#### WHAT YOU NEED TO DO
Go line by line through the data below and count those with the string "lines". Give the number only.
AVAILABLE RECORDS Block Start
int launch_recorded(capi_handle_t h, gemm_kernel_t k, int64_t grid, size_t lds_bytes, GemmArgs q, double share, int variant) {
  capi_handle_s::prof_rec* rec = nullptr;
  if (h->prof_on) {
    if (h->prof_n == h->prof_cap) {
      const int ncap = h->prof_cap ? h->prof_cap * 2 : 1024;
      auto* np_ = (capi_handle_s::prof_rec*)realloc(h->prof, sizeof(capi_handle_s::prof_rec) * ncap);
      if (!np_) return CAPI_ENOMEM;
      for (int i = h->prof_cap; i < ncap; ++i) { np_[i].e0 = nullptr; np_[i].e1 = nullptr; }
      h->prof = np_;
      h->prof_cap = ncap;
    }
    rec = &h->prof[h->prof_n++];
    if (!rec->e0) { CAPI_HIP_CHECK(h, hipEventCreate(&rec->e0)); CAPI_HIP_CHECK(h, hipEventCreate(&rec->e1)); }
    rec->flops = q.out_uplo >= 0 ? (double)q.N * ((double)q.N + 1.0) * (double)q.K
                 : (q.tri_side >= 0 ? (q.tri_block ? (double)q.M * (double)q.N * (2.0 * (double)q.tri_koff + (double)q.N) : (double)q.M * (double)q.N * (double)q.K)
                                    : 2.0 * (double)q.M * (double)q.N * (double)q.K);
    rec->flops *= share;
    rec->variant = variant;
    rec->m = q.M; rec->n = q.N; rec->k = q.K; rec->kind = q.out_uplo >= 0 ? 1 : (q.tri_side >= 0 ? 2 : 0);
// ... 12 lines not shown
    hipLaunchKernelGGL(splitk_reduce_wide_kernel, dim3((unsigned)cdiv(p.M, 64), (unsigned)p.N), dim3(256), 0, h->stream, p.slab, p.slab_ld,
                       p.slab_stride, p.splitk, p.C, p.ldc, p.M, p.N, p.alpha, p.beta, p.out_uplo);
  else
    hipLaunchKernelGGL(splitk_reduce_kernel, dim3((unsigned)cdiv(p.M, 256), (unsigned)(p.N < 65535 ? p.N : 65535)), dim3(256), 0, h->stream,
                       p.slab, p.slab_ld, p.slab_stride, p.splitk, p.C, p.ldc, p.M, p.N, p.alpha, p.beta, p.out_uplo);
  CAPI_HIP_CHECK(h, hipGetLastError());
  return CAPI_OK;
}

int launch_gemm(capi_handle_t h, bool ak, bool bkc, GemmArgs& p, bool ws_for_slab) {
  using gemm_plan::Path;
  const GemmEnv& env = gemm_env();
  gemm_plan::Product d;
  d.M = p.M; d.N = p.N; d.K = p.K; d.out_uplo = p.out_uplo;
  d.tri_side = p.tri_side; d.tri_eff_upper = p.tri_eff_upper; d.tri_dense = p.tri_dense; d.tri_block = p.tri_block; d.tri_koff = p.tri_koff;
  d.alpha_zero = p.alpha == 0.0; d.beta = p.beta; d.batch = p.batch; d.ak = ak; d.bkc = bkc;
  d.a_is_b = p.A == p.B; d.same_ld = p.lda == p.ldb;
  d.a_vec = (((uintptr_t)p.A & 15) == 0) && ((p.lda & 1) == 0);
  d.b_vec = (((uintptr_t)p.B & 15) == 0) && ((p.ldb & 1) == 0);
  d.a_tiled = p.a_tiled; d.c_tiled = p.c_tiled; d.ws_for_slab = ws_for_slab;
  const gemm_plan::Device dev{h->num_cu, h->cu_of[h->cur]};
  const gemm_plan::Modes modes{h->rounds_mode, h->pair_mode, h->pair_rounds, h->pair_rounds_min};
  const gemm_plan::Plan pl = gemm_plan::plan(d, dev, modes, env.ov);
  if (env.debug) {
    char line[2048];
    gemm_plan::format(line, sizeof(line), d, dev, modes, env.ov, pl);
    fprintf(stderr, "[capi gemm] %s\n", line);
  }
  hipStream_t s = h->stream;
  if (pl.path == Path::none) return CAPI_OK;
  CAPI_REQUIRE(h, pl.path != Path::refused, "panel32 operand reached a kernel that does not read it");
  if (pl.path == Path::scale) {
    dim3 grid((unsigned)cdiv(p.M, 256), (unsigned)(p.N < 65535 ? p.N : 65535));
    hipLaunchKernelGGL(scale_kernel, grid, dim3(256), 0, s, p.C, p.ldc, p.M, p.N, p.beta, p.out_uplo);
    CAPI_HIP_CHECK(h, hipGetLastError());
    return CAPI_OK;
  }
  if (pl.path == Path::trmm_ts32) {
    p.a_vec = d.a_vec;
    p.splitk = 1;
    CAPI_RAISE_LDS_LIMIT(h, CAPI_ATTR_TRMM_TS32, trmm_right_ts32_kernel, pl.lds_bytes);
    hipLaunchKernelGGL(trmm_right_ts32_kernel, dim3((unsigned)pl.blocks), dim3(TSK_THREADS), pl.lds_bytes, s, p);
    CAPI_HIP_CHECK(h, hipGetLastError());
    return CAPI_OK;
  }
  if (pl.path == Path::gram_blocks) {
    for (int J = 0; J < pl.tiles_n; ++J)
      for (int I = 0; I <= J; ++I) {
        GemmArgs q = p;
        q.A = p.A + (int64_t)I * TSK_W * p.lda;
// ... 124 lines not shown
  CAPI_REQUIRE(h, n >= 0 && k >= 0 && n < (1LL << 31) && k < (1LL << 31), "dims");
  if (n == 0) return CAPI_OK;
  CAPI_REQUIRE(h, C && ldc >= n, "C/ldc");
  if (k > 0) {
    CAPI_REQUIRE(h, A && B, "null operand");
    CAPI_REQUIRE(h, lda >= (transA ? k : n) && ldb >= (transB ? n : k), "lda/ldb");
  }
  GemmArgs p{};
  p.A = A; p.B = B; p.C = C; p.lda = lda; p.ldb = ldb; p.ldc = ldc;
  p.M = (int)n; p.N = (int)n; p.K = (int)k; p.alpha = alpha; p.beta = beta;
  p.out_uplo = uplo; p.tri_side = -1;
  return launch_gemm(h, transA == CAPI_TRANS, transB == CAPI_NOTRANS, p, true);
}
AVAILABLE RECORDS Block End
#### THE COMPLETED TASK
2